I'll be honest. I didn't want to post today. I wanted to crawl under a rock and pretend it wasn't Monday.
But I didn't. Because I'm being accountable.
I don't get it. I don't understand how I can be bad certain weeks and still lose and follow the program other weeks and gain.
I'll admit that as soon as I saw the scale tipping the wrong direction, I got discouraged. I felt really self-conscious. At this point, I would typically give up, but I know I can't this time. I simply need to get up, brush myself off, and get right back at it.
What I did well this week? I wrote things down.
What I didn't do so well? I ate when I wasn't completely hungry. I misjudged points values and didn't realize they had done me in until I had already eaten them.

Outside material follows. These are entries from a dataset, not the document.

__device__ __forceinline__ f32x2_t mish_fast2(f32x2_t y) {
    const f32x2_t l2e = {1.44269504f, 1.44269504f}, two = {2.f, 2.f}, m2 = {-2.f, -2.f};
    const f32x2_t e = y * l2e;
    const f32x2_t n = {__builtin_amdgcn_exp2f(e.x), __builtin_amdgcn_exp2f(e.y)};
    const f32x2_t d = __builtin_elementwise_fma(n, n + two, two);
    const f32x2_t r = {__builtin_amdgcn_rcpf(d.x), __builtin_amdgcn_rcpf(d.y)};
    return __builtin_elementwise_fma(m2 * y, r, y);
}
__device__ __forceinline__ f32x2_t fma2(f32x2_t a, f32x2_t b, f32x2_t c) { return __builtin_elementwise_fma(a, b, c); }
// ... 214 lines not shown
        }
        if (kernel == DLV_PLAN_DC_ROWS)
            hipLaunchKernelGGL((deconv2_rows_kernel<P, KP>), dim3(dlv_cdiv(rowsegs, 4), B), dim3(256), 0, ctx->stream, in, w, L.bias, out, L.cout, din.D, din.H,
                               din.W, segs, ssin);
        else
            hipLaunchKernelGGL((deconv2_mfma_kernel<P, KP>), dim3(dlv_cdiv(din.vox(), 128), B), dim3(256), 0, ctx->stream, in, w, L.bias, out, L.cout, din.D,
                               din.H, din.W);
        return DLV_OK;
    }

    int deconv(int j, Act& a, uint4* out, Dims din) {
        const DlvDeconvLayer& L = ctx->deconv[j];
        const DlvDeconvPlan plan = plan_deconv(ctx->sw, L.cin, L.cout, a.ss != nullptr, din.D, din.H, din.W);
        if (plan.kernel == DLV_PLAN_NONE) return dlv_fail(ctx, DLV_EUNSUP, "deconv %d: Cin=%d not in {32,64,128,256}", j, L.cin);
        if (plan.norm_first) DLV_TRY(materialise(a, din));
        const DlvLabel lb = dlv_label_deconv(plan, P::IS_F16, L.cin, L.cout, B, din.D, din.H, din.W);
        DlvProf pr(ctx, lb.name, lb.flops, lb.bytes);
        if (plan.kernel == DLV_PLAN_DC_DEEP) {
            DLV_TRY(dlv_deconv2_deep_launch(ctx, P::IS_F16, L.cin, L.cout, a.p, P::IS_F16 ? L.w16_f16 : L.w16_bf16, L.bias, out, B, din.D, din.H, din.W));
            pr.end();
            return DLV_OK;
        }
        switch (L.cin / 16) {
            case 2: DLV_TRY(launch_deconv<2>(plan.kernel, L, a.p, a.ss, out, din)); break;
            case 4: DLV_TRY(launch_deconv<4>(plan.kernel, L, a.p, a.ss, out, din)); break;
            case 8: DLV_TRY(launch_deconv<8>(plan.kernel, L, a.p, a.ss, out, din)); break;
            default: DLV_TRY(launch_deconv<16>(plan.kernel, L, a.p, a.ss, out, din)); break;
        }
        pr.end();
        DLV_LAUNCH_CHECK(ctx, "deconv2 kernel");
        return DLV_OK;
    }
};

struct Ws16 {
    size_t act, stats, pfloats;
};
static Ws16 ws16_bytes(const int* f, int B, int d, int h, int w, size_t (*offs)[4]) {
    const int lvlC[5] = {32, f[1], f[2], f[3], f[4]};
    size_t off = 0;
    for (int l = 0; l < 5; ++l)
        for (int k = 0; k < 4; ++k) {
            if (offs) offs[l][k] = off;
            off += (size_t)B * lvlC[l] * ((size_t)(d >> l) * (h >> l) * (w >> l)) * 2;
            off = (off + 255) & ~(size_t)255;
        }
    const long long max_tiles = (long long)dlv_cdiv(d, 4) * dlv_cdiv(h, 4) * dlv_cdiv(w, 8) + 64;
    const size_t pfloats = (size_t)B * max_tiles * 64 * 2;
    return Ws16{off, pfloats * 4 + (size_t)DLV_N_CONV * B * 256 * sizeof(float2) + 256, pfloats};
}

template <class P0, class PD = P0>
int forward_16(dlv_ctx* ctx, const float* xf, const uint16_t* vol, int Yp, int Xp, const int* starts_dev, int flip_dim,
                 float scale, float* logits, float* acc, int B, int d, int h, int w) {
    const int* f = ctx->features;
    if (f[0] != 32 || f[5] != 32)
        return dlv_fail(ctx, DLV_EUNSUP, "bf16 path: features[0] and features[5] must be 32 (got %d, %d)", f[0], f[5]);
    if ((long long)d * h * w >= (1ll << 31)) return dlv_fail(ctx, DLV_EUNSUP, "16-bit path: a window of %d x %d x %d voxels exceeds the 2^31 voxel index range", d, h, w);
    Dims dm[5];
    for (int l = 0; l < 5; ++l) dm[l] = Dims{d >> l, h >> l, w >> l};
    size_t offs[5][4];
    Ws16 wsz = ws16_bytes(f, B, d, h, w, offs);
    const size_t off = wsz.act, pfloats = wsz.pfloats;
    char* base;
    DLV_TRY(dlv_ws_get(ctx, ctx->lane ? WS_LANE_ACT0 + (ctx->lane - 1) : WS_BF16_ACT, off, (void**)&base));
    char* sbase;
    DLV_TRY(dlv_ws_get(ctx, ctx->lane ? WS_LANE_STATS0 + (ctx->lane - 1) : WS_STATS, wsz.stats, (void**)&sbase));
    Net16<P0> net{ctx, B, (float*)sbase, pfloats, (float2*)(sbase + ((pfloats * 4 + 255) & ~(size_t)255))};
    Net16<PD> netd{ctx, B, net.partials, pfloats, net.ss_base};
    constexpr bool mixed = !std::is_same<P0, PD>::value;
    using P = P0;
    using Act = Act16;
    auto buf = [&](int l, int k) { return (uint4*)(base + offs[l][k]); };
    enum { A = 0, Bf = 1, S = 2, U = 3 };

    Act x0{buf(0, A), 32, nullptr};
    {
        dim3 grid(dlv_cdiv((long long)h * w, 256), dlv_cdiv(d, STEM_ZR), B);
        int nblk = grid.x * grid.y;
        bool two_pass_stem = false;
        if ((size_t)B * nblk * 64 > pfloats) return dlv_fail(ctx, DLV_ESTATE, "partials buffer too small (stem)");
        const DlvConvLayer& L = ctx->conv[0];
        const bool stem_mfma = plan_stem_mfma(ctx->sw, vol != nullptr);
        const DlvLabel lb = dlv_label_stem(stem_mfma, B, d, h, w);
        DlvProf pr(ctx, lb.name, lb.flops, lb.bytes);
        if (stem_mfma) {
            const int tY = dlv_cdiv(h, SM_TY), tX = dlv_cdiv(w, SM_TX), tZ = dlv_cdiv(d, SM_TZ * SM_ZC);
            grid = dim3(tZ * tY * tX, 1, B);
            nblk = grid.x;
            if ((size_t)B * nblk * 64 > pfloats) return dlv_fail(ctx, DLV_ESTATE, "partials buffer too small (stem)");
            const uint4* wst = reinterpret_cast<const uint4*>(wpack<P>(L));
            hipLaunchKernelGGL((stem_mfma_kernel<P, 1>), grid, dim3(256), 0, ctx->stream, vol, Yp, Xp, starts_dev, flip_dim, wst,
                               L.bias16, buf(0, A), net.partials, (const float2*)nullptr, d, h, w, tY, tX);
            DLV_LAUNCH_CHECK(ctx, "stem_mfma_kernel<1>");
            DLV_TRY(net.stats(nblk, 0, dm[0]));
            hipLaunchKernelGGL((stem_mfma_kernel<P, 2>), grid, dim3(256), 0, ctx->stream, vol, Yp, Xp, starts_dev, flip_dim, wst,
                               L.bias16, buf(0, A), net.partials, (const float2*)net.ss_of(0), d, h, w, tY, tX);
            two_pass_stem = true;
        } else if (vol)
            hipLaunchKernelGGL((stem_conv_kernel<P, true>), grid, dim3(256), 0, ctx->stream, nullptr, vol, Yp, Xp, starts_dev,
                               flip_dim, L.w_f32, L.bias, buf(0, A), net.partials, d, h, w, P::STEM_SCALE * exp2f(-(float)L.shift));
        else
            hipLaunchKernelGGL((stem_conv_kernel<P, false>), grid, dim3(256), 0, ctx->stream, xf, nullptr, 0, 0, nullptr, -1,
                               L.w_f32, L.bias, buf(0, A), net.partials, d, h, w, P::STEM_SCALE * exp2f(-(float)L.shift));
        pr.end();
        DLV_LAUNCH_CHECK(ctx, "stem_conv_kernel");
        if (!two_pass_stem) {
            DLV_TRY(net.stats(nblk, 0, dm[0]));
            x0.ss = net.ss_of(0);
        }
    }
    const int encC[5] = {32, f[1], f[2], f[3], f[4]};
    Act skip[5];
    {
        Act s0{buf(0, S), 32, nullptr};
        DLV_TRY(net.conv(1, x0, nullptr, s0.p, dm[0]));
        s0.ss = net.ss_of(1);
        skip[0] = s0;
    }
    for (int l = 1; l <= 4; ++l) {
        Act& up = skip[l - 1];
        const int li_cat = 18 - 2 * l;
        const int c_up = ctx->deconv[4 - l].cout;
        const DlvConvLayer& Lcat = ctx->conv[li_cat];
        const bool keep_raw = plan_conv(ctx->sw, li_cat, Lcat.cin, Lcat.cout, up.C, c_up, true, B, dm[l - 1].D, dm[l - 1].H, dm[l - 1].W).act_on_load;
        const bool odd = ((dm[l - 1].D | dm[l - 1].H | dm[l - 1].W) & 1) != 0;
        if (l == 1) {
            DLV_TRY((net.template norm_mish<P0, PD>(up.p, up.C, dm[0], buf(1, A), up.ss, !keep_raw && !odd)));
            if (odd && !keep_raw) DLV_TRY(net.norm_mish(up.p, up.C, dm[0], nullptr, up.ss, true));
        } else {
            DLV_TRY(netd.norm_mish(up.p, up.C, dm[l - 1], buf(l, A), up.ss, !keep_raw && !odd));
            if (odd && !keep_raw) DLV_TRY(netd.norm_mish(up.p, up.C, dm[l - 1], nullptr, up.ss, true));
        }
        if (!keep_raw) up.ss = nullptr;
        Act a{buf(l, A), encC[l - 1], nullptr};
        Act b{buf(l, Bf), encC[l], nullptr};
        DLV_TRY(netd.conv(2 * l, a, nullptr, b.p, dm[l]));
        b.ss = net.ss_of(2 * l);
        Act s{buf(l, S), encC[l], nullptr};
        DLV_TRY(netd.conv(2 * l + 1, b, nullptr, s.p, dm[l]));
        s.ss = net.ss_of(2 * l + 1);
        skip[l] = s;
    }
    Act cur = skip[4];
    for (int j = 0; j < 4; ++j) {
        const int l = 3 - j;
        const int li = 10 + 2 * j;
        Act b{buf(l, Bf), ctx->conv[li].cout, nullptr};
        if (l >= 1) {
            DLV_TRY(netd.deconv_to(j, cur, buf(l, U), buf(l, A), dm[l + 1], dm[l]));
            Act u{buf(l, U), ctx->deconv[j].cout, nullptr};
            DLV_TRY(netd.conv(li, skip[l], &u, b.p, dm[l]));
            b.ss = net.ss_of(li);
            Act o{buf(l, A), ctx->conv[li + 1].cout, nullptr};
            DLV_TRY(netd.conv(li + 1, b, nullptr, o.p, dm[l]));
            o.ss = net.ss_of(li + 1);
            cur = o;
            continue;
        }
        if (mixed) DLV_TRY((netd.template materialise<P0>(cur, dm[1])));
        if (net.plan_fold(li, skip[l].C, dm[l])) {
            DLV_TRY(net.conv_folded(li, skip[l], cur, buf(l, U), b.p, dm[l], dm[l + 1]));
        } else {
            DLV_TRY(net.deconv_to(j, cur, buf(l, U), buf(l, A), dm[l + 1], dm[l]));
            Act u{buf(l, U), ctx->deconv[j].cout, nullptr};
            DLV_TRY(net.conv(li, skip[l], &u, b.p, dm[l]));
        }
        b.ss = net.ss_of(li);
        Act o{buf(l, A), ctx->conv[li + 1].cout, nullptr};
        DLV_TRY(net.conv(li + 1, b, nullptr, o.p, dm[l]));
        o.ss = net.ss_of(li + 1);
        cur = o;
    }
    {
        dim3 grid(std::min(net.grid1d(dm[0].vox()), 512), B);
        const DlvLabel lb = dlv_label_final(acc != nullptr, B, d, h, w);
        DlvProf pr(ctx, lb.name, lb.flops, lb.bytes);
        if (acc)
            hipLaunchKernelGGL((final_conv_kernel<P, true>), grid, dim3(256), 0, ctx->stream, cur.p, cur.ss, ctx->final_w,
                               ctx->final_b, nullptr, starts_dev, flip_dim, Yp, Xp, scale, acc, d, h, w, ctx->blend_w, ctx->blend_min,
// ... 41 lines not shown
}

template <class P>
int debug_layer_16(dlv_ctx* ctx, dlv_debug_layer_args& a) {
    const int B = a.B, D = a.D, H = a.H, W = a.W;
    const Dims d{D, H, W};
    const long long vox = d.vox();
    a.ran_zreg = a.ran_upconv = a.ran_stem = a.drops_bias = a.drops_fold_const = 0;
    a.raw_scale = 1.f;
    ctx->ran_zreg = ctx->ran_upconv = 0;
    if (B < 1 || D < 1 || H < 1 || W < 1) return dlv_fail(ctx, DLV_EINVAL, "debug layer: empty shape");
    const int kind = a.kind;
    if (kind == 1) {
        if (a.op != DLV_DBG_CONV) return dlv_fail(ctx, DLV_EINVAL, "kind 1 (deconv) runs as op 0 only");
        const int index = a.index, c1 = a.c1;
        if (index < 0 || index >= DLV_N_DECONV) return dlv_fail(ctx, DLV_EINVAL, "deconv index must be 0..3");
        const DlvDeconvLayer& L = ctx->deconv[index];
        if (!a.in1 || c1 != L.cin || a.c2 != 0 || a.ss1) return dlv_fail(ctx, DLV_EINVAL, "bad channels");
        const size_t b1 = (size_t)B * c1 * vox * 2, bo = (size_t)B * L.cout * vox * 8 * 2;
        char* base;
        DLV_TRY(dlv_ws_get(ctx, WS_BF16_ACT, b1 + bo + 1024, (void**)&base));
        uint4 *i1 = (uint4*)base, *o = (uint4*)(base + ((b1 + 255) & ~(size_t)255));
        Net16<P> net{ctx, B, nullptr, 0, nullptr};
        hipLaunchKernelGGL(f32_to_cp_kernel<P>, dim3(net.grid1d(vox), c1 / 8, B), dim3(256), 0, ctx->stream, a.in1, i1, c1, vox);
        typename Net16<P>::Act t1{i1, c1, nullptr};
        DLV_TRY(net.deconv(index, t1, o, d));
        hipLaunchKernelGGL(cp_to_f32_kernel<P>, dim3(net.grid1d(vox * 8), L.cout / 8, B), dim3(256), 0, ctx->stream, o, a.out,
                           L.cout, vox * 8);
        DLV_LAUNCH_CHECK(ctx, "debug deconv");
        return DLV_OK;
    }
    if (kind != 0 && kind != 2 && kind != 3) return dlv_fail(ctx, DLV_EINVAL, "kind must be 0 (final), 1 (deconv), 2 (raw) or 3 (scale/shift)");
    const int li = a.op == DLV_DBG_STEM ? 0 : a.index;
    if (a.op == DLV_DBG_FOLDED && li != 16) return dlv_fail(ctx, DLV_EINVAL, "the folded conv is block 16");
    if (a.op == DLV_DBG_CONV && (li < 1 || li >= DLV_N_CONV)) return dlv_fail(ctx, DLV_EINVAL, "conv index must be 1..17");
    if (a.op < DLV_DBG_CONV || a.op > DLV_DBG_STEM) return dlv_fail(ctx, DLV_EINVAL, "op must be 0 (conv), 1 (folded) or 2 (stem)");
    const DlvConvLayer& L = ctx->conv[li];
    int c1 = a.c1, c2 = a.c2;
    long long vox2 = vox;
    if (a.op == DLV_DBG_STEM) {
        if (!a.vol) return dlv_fail(ctx, DLV_EINVAL, "the stem reads vol");
        if (a.flip_dim != -1 && (a.flip_dim < 2 || a.flip_dim > 4)) return dlv_fail(ctx, DLV_EINVAL, "flip_dim must be -1 or 2..4");
        c1 = c2 = 0;
    } else {
        if (!a.in1) return dlv_fail(ctx, DLV_EINVAL, "in1 missing");
        if (a.op == DLV_DBG_FOLDED) {
            if (c1 != 32 || c2 != 32 || !a.in2 || D % 2 || H % 2 || W % 2) return dlv_fail(ctx, DLV_EINVAL, "folded conv: 32 fine + 32 coarse channels, even sizes");
            vox2 = vox / 8;
        } else if (c1 + c2 != L.cin || c1 % 32 || c2 % 32 || (c2 && !a.in2)) {
            return dlv_fail(ctx, DLV_EINVAL, "bad channel split");
        }
    }
    const bool folded = a.op == DLV_DBG_FOLDED;
    auto al = [](size_t b) { return (b + 255) & ~(size_t)255; };
    const size_t b1 = (size_t)B * c1 * vox * 2, b2 = (size_t)B * c2 * vox2 * 2, bp = folded ? (size_t)B * 32 * vox * 2 : 0,
                 bo = (size_t)B * L.cout * vox * 2, bst = (size_t)B * 3 * sizeof(int);
    const long long tiles = (long long)dlv_cdiv(D, 4) * dlv_cdiv(H, 4) * dlv_cdiv(W, 8) + 64;
    const size_t pf = (size_t)B * tiles * std::max(L.cout, 64) * 2;
    char* base;
    DLV_TRY(dlv_ws_get(ctx, WS_BF16_ACT, al(b1) + al(b2) + al(bp) + al(bo) + al(bst) + 1024, (void**)&base));
    char* sbase;
    DLV_TRY(dlv_ws_get(ctx, WS_STATS, al(pf * 4) + Net16<P>::ss_bytes(B) + 256, (void**)&sbase));
    uint4 *i1 = (uint4*)base, *i2 = (uint4*)(base + al(b1)), *pb = (uint4*)(base + al(b1) + al(b2)),
          *o = (uint4*)(base + al(b1) + al(b2) + al(bp));
    int* starts = (int*)(base + al(b1) + al(b2) + al(bp) + al(bo));
    Net16<P> net{ctx, B, (float*)sbase, pf, (float2*)(sbase + al(pf * 4))};
    const int g = net.grid1d(vox);
    if (c1) hipLaunchKernelGGL(f32_to_cp_kernel<P>, dim3(g, c1 / 8, B), dim3(256), 0, ctx->stream, a.in1, i1, c1, vox);
    if (c2) hipLaunchKernelGGL(f32_to_cp_kernel<P>, dim3(net.grid1d(vox2), c2 / 8, B), dim3(256), 0, ctx->stream, a.in2, i2, c2, vox2);
    DLV_LAUNCH_CHECK(ctx, "debug layer: f32_to_cp_kernel");
    bool final_written = false;
    if (a.op == DLV_DBG_STEM) {
        std::vector<int> st(3 * (size_t)B, 0);
        for (int n = 0; n < B; ++n) st[3 * n] = n * D;
        DLV_HIP(ctx, hipMemcpyAsync(starts, st.data(), bst, hipMemcpyHostToDevice, ctx->stream));
        DLV_HIP(ctx, hipStreamSynchronize(ctx->stream));
        const int tY = dlv_cdiv(H, SM_TY), tX = dlv_cdiv(W, SM_TX), tZ = dlv_cdiv(D, SM_TZ * SM_ZC);
        const dim3 grid(tZ * tY * tX, 1, B);
        if ((size_t)B * grid.x * 64 > pf) return dlv_fail(ctx, DLV_ESTATE, "partials buffer too small (stem)");
        const uint4* wst = reinterpret_cast<const uint4*>(wpack<P>(L));
        const uint16_t* vol = reinterpret_cast<const uint16_t*>(a.vol);
        if (kind == 2)
            hipLaunchKernelGGL((stem_mfma_kernel<P, 0>), grid, dim3(256), 0, ctx->stream, vol, H, W, starts, a.flip_dim, wst,
                               L.bias16, o, net.partials, (const float2*)nullptr, D, H, W, tY, tX);
        else
            hipLaunchKernelGGL((stem_mfma_kernel<P, 1>), grid, dim3(256), 0, ctx->stream, vol, H, W, starts, a.flip_dim, wst,
                               L.bias16, o, net.partials, (const float2*)nullptr, D, H, W, tY, tX);
        DLV_LAUNCH_CHECK(ctx, "debug stem_mfma_kernel");
        DLV_TRY(net.stats((int)grid.x, 0, d));
        if (kind == 0) {
            hipLaunchKernelGGL((stem_mfma_kernel<P, 2>), grid, dim3(256), 0, ctx->stream, vol, H, W, starts, a.flip_dim, wst,
                               L.bias16, o, net.partials, (const float2*)net.ss_of(0), D, H, W, tY, tX);
            DLV_LAUNCH_CHECK(ctx, "debug stem_mfma_kernel<2>");
            final_written = true;
        }
        a.ran_stem = 1;
        a.drops_bias = 1;
        a.raw_scale = P::STEM_SCALE * exp2f(-(float)L.shift);
    } else {
        typename Net16<P>::Act t1{i1, c1, reinterpret_cast<const float2*>(a.ss1)}, t2{i2, c2, nullptr};
        if (folded) {
            if (!net.plan_fold(16, 32, d)) return dlv_fail(ctx, DLV_EUNSUP, "debug layer: a forward does not fold block 16 at %dx%dx%d", D, H, W);
            DLV_TRY(net.conv_folded(16, t1, t2, pb, o, d, Dims{D / 2, H / 2, W / 2}));
            a.drops_fold_const = 1;
        } else {
            DLV_TRY(net.conv(li, t1, c2 ? &t2 : nullptr, o, d));
        }
        a.raw_scale = exp2f(-(float)L.shift);
    }
    a.ran_zreg = ctx->ran_zreg;
    a.ran_upconv = ctx->ran_upconv;
    a.drops_bias |= a.ran_zreg != 0;
    if (kind == 3) {
        DLV_HIP(ctx, hipMemcpyAsync(a.out, net.ss_of(li), (size_t)B * L.cout * sizeof(float2), hipMemcpyDeviceToDevice, ctx->stream));
        return DLV_OK;
    }
    if (kind == 0 && !final_written) DLV_TRY(net.norm_mish(o, L.cout, d, nullptr, net.ss_of(li), true));
    hipLaunchKernelGGL(cp_to_f32_kernel<P>, dim3(g, L.cout / 8, B), dim3(256), 0, ctx->stream, o, a.out, L.cout, vox);
    DLV_LAUNCH_CHECK(ctx, "debug layer");
    return DLV_OK;
}

}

I have lost inches, I will say that. An inch here, an inch there. That says something I suppose. I just want to see more of this. I want to be closer to my goal than the starting point. I just feel overwhelmed by the ultimate goal and feel like I'm at the base of a huge mountain.
I've seen how quick fixes don't work. A few women at work had gastric bypass and they've all gained a lot of it back. Someone else had drastic weight loss very quickly and she's on a slippery slope back to where she was. I don't want that to be me. I want to make this a lifestyle change that lasts for the long term, thus why I'm not doing anything that I won't be able to stick to.